One of the first decisions on a serious residential or commercial project is how to procure it. Two routes dominate in the UK: traditional procurement, where the design team and the builder are separate parties under separate appointments; and design and build, where a single team takes responsibility for both. Each has a place. Choosing the wrong one for a particular project is one of the more expensive mistakes a client can make.
Traditional procurement
Under traditional procurement, the client appoints an architect (and usually a structural engineer, services consultant and quantity surveyor) to develop the design. Once the drawings are sufficiently complete, contractors are invited to tender. The successful contractor builds what the design team has specified, with the design team continuing to administer the contract.
What it does well
- Design intent is protected by an independent design team throughout construction.
- Tendering on a fully designed scheme produces highly comparable competitive bids.
- The client retains direct relationships with their design team for the duration.
Where it strains
- The contractor has no input into buildability during the design stage, which can produce specifications that are awkward or expensive to build.
- Variations during construction tend to be slow and contractually formal.

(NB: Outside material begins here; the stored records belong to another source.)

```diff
@@ -3068,8 +3099,27 @@
         if (ch.len < 8 || un.tile < 0 || un.tile > ch.len / 32 / 256)
             return fail("unit %lld: tile %lld of chunk %lld", (long long)u, un.tile, un.chunk);
         const int64_t nb1 = ch.len / 32 / 256, e0 = (int64_t)un.tile * kCleTile;
-        if (un.tile < nb1 ? e0 + kCleTile > ch.len : (ch.len - e0 < 0 || ch.len - e0 > kCleTile + kCleTailWords))
+        if (un.tile < nb1 ? e0 + kCleTile > ch.len : (ch.len - e0 < 0 || ch.len - e0 >= kCleTile))
             return fail("unit %lld: tile past chunk %lld (len %lld)", (long long)u, un.chunk, ch.len);
+        if (un.tile == nb1) {
+            const int64_t cnt = ch.len - e0, sz = ch.len / 32, vs = ch.len / 8;
+            const int64_t ni = sz - nb1 * 256, rem_b0 = ni / 16, tail0 = ni % 16;
+            const int64_t npass = cle_tail_passes(rem_b0), per = kCleTailPass / kCleL0Block;
+            for (int64_t ps = 0; ps < npass; ++ps) {
+                const int64_t pc = cle_tail_pass_count(cnt, ps), p0 = ps * kCleTailPass;
+                if (pc < 0 || pc > kCleTailArea || p0 % kCleL0Block != 0)
+                    return fail("unit %lld: tail pass %lld stages %lld elements outside its LDS area", (long long)u, ps, pc);
+                const int64_t mp = std::min(rem_b0 - ps * per, per);
+                int64_t top = kCleL0Block * mp;
+                if (ps == npass - 1) {
+                    top += 32 * tail0;
+                    if (vs > 4 * sz) top = std::max(top, 32 * sz + std::min<int64_t>(24, (vs - 4 * sz) * 8) - e0 - p0);
+                    if (ch.len > 8 * vs) top = std::max(top, ch.len - e0 - p0);
+                }
+                if (mp < 0 || top > pc)
+                    return fail("unit %lld: tail pass %lld reads to word %lld, past what it staged", (long long)u, ps, top);
+            }
+        }
     }
     if ((int32_t)S.uoffs.size() != 2 * NL + 1 || S.uoffs[0] != 0 || S.uoffs.back() != (int64_t)S.units.size())
         return fail("uoffs: %lld entries for %lld launches, last %lld", (long long)S.uoffs.size(), NL, S.uoffs.back());
```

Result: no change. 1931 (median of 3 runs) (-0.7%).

- Programme is longer because design and tender precede construction sequentially.
Design and build
Under design and build, a single contractor (often working with their in-house or appointed design team) takes responsibility for both the design and its delivery. The client signs one contract, with one accountable party, for the whole scheme.
What it does well
- A single point of accountability removes the most common source of construction-stage friction.
- Design and build are coordinated continuously, so buildability is considered throughout.

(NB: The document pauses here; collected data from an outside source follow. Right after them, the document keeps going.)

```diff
+  if (STAMPS) { CHOL_STAMP(2) }
+  for (int c = 1; c < nb; ++c) {
+    const int b = c - 1;
+    if (wave < nb - c) trailing_pair(Lm, b, c + wave, c, lane);
     __syncthreads();
     if (STAMPS) { CHOL_STAMP(3 + 2 * b) }
+    if (wave == 0) {
+      factor_block_column(Lm, dinvs, c * CHB, floor_s, bad, lane);
+    } else {
+      const int ntb = nb - c - 1, npairs = ntb * (ntb + 1) / 2;
+      for (int p = wave - 1; p < npairs; p += 3) {
+        const int ii = p >= 3 ? 2 : (p >= 1 ? 1 : 0), jj = p - ii * (ii + 1) / 2;
+        trailing_pair(Lm, b, c + 1 + ii, c + 1 + jj, lane);
+      }
+      if (wave == 1) invert_diag_block(Lm, Xm, dinvs, b * CHB, lane);
+      else xinv_round(Lm, Xm, c, xcol, held, lane);
+    }
+    __syncthreads();
+    if (STAMPS) { CHOL_STAMP(2 + 2 * c) }
+  }
+  if (STAMPS) {
+    for (int s = 1 + 2 * nb; s < 10; ++s) { CHOL_STAMP(s) }
+    CHOL_STAMP(10)
   }
   if (wave == 1) invert_diag_block(Lm, Xm, dinvs, (nb - 1) * CHB, lane);
-  if (STAMPS) { CHOL_STAMP(10) }
-  for (int bi = 1; bi < nb; ++bi) {
-    if (bi == nb - 1) __syncthreads();
-    const int bj = wave == 0 ? 0 : wave - 1;
-    if (wave != 1 && bj < bi) {
-      d4 tacc = d4{0, 0, 0, 0};
-      for (int kb = bj; kb < bi; ++kb)
-        tacc = block_mma(Lm + bi * CHB * CHP + kb * CHB, CHP, 1, Xm + kb * CHB * CHP + bj * CHB, CHP, 1, tacc, lane);
-      d4 xacc = d4{0, 0, 0, 0};
-      double a[4];
-#pragma unroll
-      for (int ks = 0; ks < 4; ++ks) a[ks] = Xm[(bi * CHB + i16) * CHP + bi * CHB + 4 * ks + g4];
-#pragma unroll
-      for (int ks = 0; ks < 4; ++ks) xacc = mfma_f64(a[ks], tacc[ks], xacc);
-#pragma unroll
-      for (int reg = 0; reg < 4; ++reg) Xm[(bi * CHB + g4 + 4 * reg) * CHP + bj * CHB + i16] = -xacc[reg];
-      __builtin_amdgcn_fence(__ATOMIC_RELEASE, "wavefront");
-      __builtin_amdgcn_wave_barrier();
-    }
-    if (STAMPS) { CHOL_STAMP(10 + bi) }
-  }
-  __syncthreads();
-  if (STAMPS) {
-    for (int bi = nb; bi < 4; ++bi) { CHOL_STAMP(10 + bi) }
-  }
+  else xinv_round(Lm, Xm, nb, xcol, held, lane);
+  if (STAMPS) { CHOL_STAMP(11) }
+  __syncthreads();
+  if (STAMPS) { CHOL_STAMP(12) }
+  if (wave != 1 && nb - 1 > xcol) xinv_finish_row(Xm, nb - 1, xcol, held, lane);
+  __syncthreads();
+  if (STAMPS) { CHOL_STAMP(13) }
 }
 
 __global__ void __launch_bounds__(256)
```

- Programmes can overlap design and construction, often delivering the project faster.
- Cost certainty is established earlier, because the contractor owns the design assumptions.
Where it strains
- The client must trust the contractor's design team to protect design intent — which makes contractor selection critical.

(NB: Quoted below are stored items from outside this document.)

struct mmhip_engine {
// ... 31 lines not shown
    int B = 0, T = 0, Bt = 0; bool itm = false, train_mode = false, fwd_done = false, bwd_begun = false;
    bool skip_itc = false, itc_done = false;
    uint64_t seed = 0;
    size_t ws_base = 0;
    int itc_max_world = 0, itc_world = 1, itc_rank = 0;
    size_t h_g_txt = 0, h_g_img = 0, h_g_rowlse = 0, h_g_collse = 0, h_g_loss = 0, h_g_dtn = 0, h_g_din = 0, h_g_ws = 0;
    bool bd_itc_global = false; float bd_w_itc = 0.f;
    const float *bd_out_cls = nullptr, *bd_logits = nullptr, *bd_out_tim = nullptr, *bd_feats = nullptr;
    hipStream_t side = nullptr;
    int vision_ready_B = 0;
    bool vit_is_long = false;
    hipStream_t side_vit[2] = {nullptr, nullptr};
    hipEvent_t ev_fork = nullptr, ev_vit = nullptr, ev_ready[2] = {nullptr, nullptr}, ev_tn[2] = {nullptr, nullptr};
    hipEvent_t ev_layer[2] = {nullptr, nullptr}, ev_opt = nullptr;
    bool tn_pending[2] = {false, false};
    bool txt_only = false;
    std::string tm_prefix = "dual_encoder.text_model.";
    size_t lin_w = 0, lin_b = 0;
    size_t tt_all = 0; bool has_tt = false;
    int cls_only = -1;
    bool cls_compact = false;
    int overlap = -1;
    int part[2] = {-1, -1}, cur_part[2] = {0, 0}; bool part_auto = false;
    int part_bwd = -1;
    int spans_on = 0; hipEvent_t span_ev[6] = {nullptr, nullptr, nullptr, nullptr, nullptr, nullptr}; bool span_set[6] = {false, false, false, false, false, false};
    int span(int i, hipStream_t s) {
        if (!spans_on) return 0;
        if (!span_ev[i]) { hipError_t r = hipEventCreate(&span_ev[i]); if (r != hipSuccess) return (int)r; }
        hipError_t r = hipEventRecord(span_ev[i], s);
        span_set[i] = r == hipSuccess;
// ... 331 lines not shown
            CHECK_HIP(hipEventRecord(ev->b, s));
            e.ev_used++;
        }
        return 0;
    }
    CHECK_RC(run_gemm(e, g0, s));
    return run_gemm(e, g1, s);
}

int side_init(mmhip_engine& e) {
    if (e.overlap < 0) { const char* v = getenv("MMHIP_OVERLAP"); e.overlap = v ? atoi(v) : 1; }
    if (!e.overlap || e.side) return 0;
    CHECK_HIP(pool_stream(POOL_SIDE, &e.side));
    CHECK_HIP(pool_stream(POOL_VIT, &e.side_vit[0]));
    CHECK_HIP(pool_stream(POOL_VIT_HI, &e.side_vit[1]));
    hipEvent_t* evs[9] = {&e.ev_fork, &e.ev_vit, &e.ev_ready[0], &e.ev_ready[1], &e.ev_tn[0], &e.ev_tn[1], &e.ev_layer[0], &e.ev_layer[1], &e.ev_opt};
    for (auto ev : evs) CHECK_HIP(hipEventCreateWithFlags(ev, hipEventDisableTiming));
    return 0;
}
inline bool use_side(const mmhip_engine& e) { return e.overlap > 0 && e.side && e.timing != 2; }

- Comparing competitive design-and-build bids is harder, because each contractor's design proposal is different.
- If the design is not sufficiently developed before contract signature, the eventual specification can drift from the original brief.
The route is less important than the team. A good traditional team will outperform a weak design-and-build team, and vice versa.
How we usually advise clients
Traditional procurement tends to suit projects where design intent is the dominant priority and the client has a long-standing architect they want to lead the work. Listed buildings, design-led residential refurbishments and projects with strong heritage constraints often fall into this category.
Design and build tends to suit projects where programme certainty, cost certainty and single-team accountability matter most — typically larger residential schemes, commercial fit-outs with operational deadlines, hospitality projects, and clients who prefer a single relationship rather than coordinating multiple consultants.
A third route — sometimes called contractor-led design and build with a client's design advisor — combines elements of both: a design and build contractor delivers the project, but an independent design advisor protects the client's interests on quality and intent. For private clients commissioning their first major project, this hybrid is often the right answer.
The decision is rarely binary
The most useful framing is not "which procurement route" but "which team, structured how, with what oversight". The contract type follows from that answer, not the other way around. If you are weighing up a project and unsure which route fits, an early conversation with both an architect and a contractor — separately — is one of the most valuable things you can do.